(Saved entries)
....

int cimpc_newton_solve_dev(cimpc_handle h, const double* q0_dev, const double* q1_dev, int warm_start) {
    int rc = check_ready(h, true);
    if (rc != CIMPC_OK) return rc;
    if (!q0_dev || !q1_dev) return fail(h, CIMPC_ERR_INVALID, "null argument");
    HIP_TRY(h, hipSetDevice(h->device));
    if (int sy = sync_dz_stores(h, 1); sy != CIMPC_OK) return sy;
    h->dz_producer = 1;
    const int B = h->dm.B;
    SolveRun run{q0_dev, q1_dev, warm_start, {}, *(volatile int*)h->h_twfail, false, h->rs, RoundCounts{B, 0, B, B, 0, 0}};
    h->twfail_seen = run.tw_fail0;
    run.t0 = std::chrono::steady_clock::now();
    RoundStreams& sb = run.sb;
    if (h->external_stream) sb.st = h->stream;
    else {
        HIP_TRY(h, hipEventRecord(sb.ev_start, h->stream));
        HIP_TRY(h, hipStreamWaitEvent(sb.st, sb.ev_start, 0));
    }
    HIP_TRY(h, hipMemsetAsync(h->S.stats, 0, (size_t)B * 4 * sizeof(long long), sb.st));
    if ((rc = ensure_kkt_ws(h)) != CIMPC_OK) return rc;
    const SolvePath path = choose_solve_path(h->sched, h->kb);
    if (path == SolvePath::Persistent) return run_async(h, run, true, 0);
    run.hybrid = path == SolvePath::Hybrid;
    const int round_limit = max_rounds(h->kn.sched, h->nt.max_iter, h->ip.max_iter);
    long long launched = 0, completed = 0;
    const bool ahead = round_ahead(h->sched, h->kb, warm_start != 0, has_time_budget(h));
    HIP_TRY(h, hipMemsetAsync(h->Q.count, 0, h->ctl_ints * sizeof(int), sb.st));
    if (run.hybrid) HIP_TRY(h, hipMemsetAsync(h->a_ctrl + async_ctl(h->Q.K).jobs, 0, ASYNC_JOB_INTS * sizeof(int), sb.st));
    for (int slot = 0; slot < RING_SLOTS_COUNT; ++slot) ring_slot((volatile int*)h->h_ring, slot)[RING_STAMP] = 0;
    prof_begin(h, PC_OTHER, sb.st);
    rc = launch_reset(launch_view(h, 0), q0_dev, q1_dev, warm_start, sb.st);
    prof_end(h, sb.st);
    if (rc != CIMPC_OK) return fail(h, rc, "reset launch failed");
    while (true) {
        if (completed >= round_limit) {
            (void)hipStreamSynchronize(sb.st); (void)hipStreamSynchronize(sb.st_kkt);
            return fail(h, CIMPC_ERR_STATE, "newton_solve: round limit reached with unfinished rollouts");
        }
        while (launched <= completed + (ahead ? 1 : 0)) {
            rc = launch_round(h, run, launched, launched > completed);
            if (rc != CIMPC_OK) return rc;
            ++launched;
        }
        {
            volatile int* hm = ring_slot((volatile int*)h->h_ring, completed);
            const int want = (int)(completed + 1);
            long long spins = 0;
            while (hm[RING_STAMP] != want) {
                if ((++spins & 0xFFFFF) == 0 && hipStreamQuery(sb.st) != hipErrorNotReady && hm[RING_STAMP] != want)
                    return fail(h, CIMPC_ERR_HIP, "round finished without publishing its counters");
            }
        }
        const RoundCounts& last = run.last = read_round_counts(h->h_ring, completed);
        if (h->kn.debug_rounds) fprintf(stderr, "[cimpc round %lld] t %.3f ms: next sweep %d rollouts (%d evaluation slots), next kkt %d, parked %d, finished %d\n", completed,
                                        1e3 * elapsed_s(run), last.sweep, last.slots, last.kkt, last.parked, last.finished);
        h->prof_kkt_systems += last.kkt;
        ++completed;
        if ((last.sweep == 0 && last.kkt == 0) || over_budget(h, run)) break;
        if (run.hybrid && hand_over(h->sched, B - last.finished)) {
            HIP_TRY(h, hipStreamSynchronize(sb.st));
            HIP_TRY(h, hipStreamSynchronize(sb.st_kkt));
            return run_async(h, run, false, completed);
        }
    }
    HIP_TRY(h, hipStreamSynchronize(sb.st_kkt));
    if (int rf = finish_results(h, sb.st); rf != CIMPC_OK) return rf;
    HIP_TRY(h, hipStreamSynchronize(sb.st));
    publish_stats(h, completed);
    h->prof_ip_problems += h->last_stats.ip_solves;
    return CIMPC_OK;
}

....

Within the entries above, find each line where "sizeof" appears; copy every one.

    HIP_TRY(h, hipMemsetAsync(h->S.stats, 0, (size_t)B * 4 * sizeof(long long), sb.st));
    HIP_TRY(h, hipMemsetAsync(h->Q.count, 0, h->ctl_ints * sizeof(int), sb.st));
    if (run.hybrid) HIP_TRY(h, hipMemsetAsync(h->a_ctrl + async_ctl(h->Q.K).jobs, 0, ASYNC_JOB_INTS * sizeof(int), sb.st));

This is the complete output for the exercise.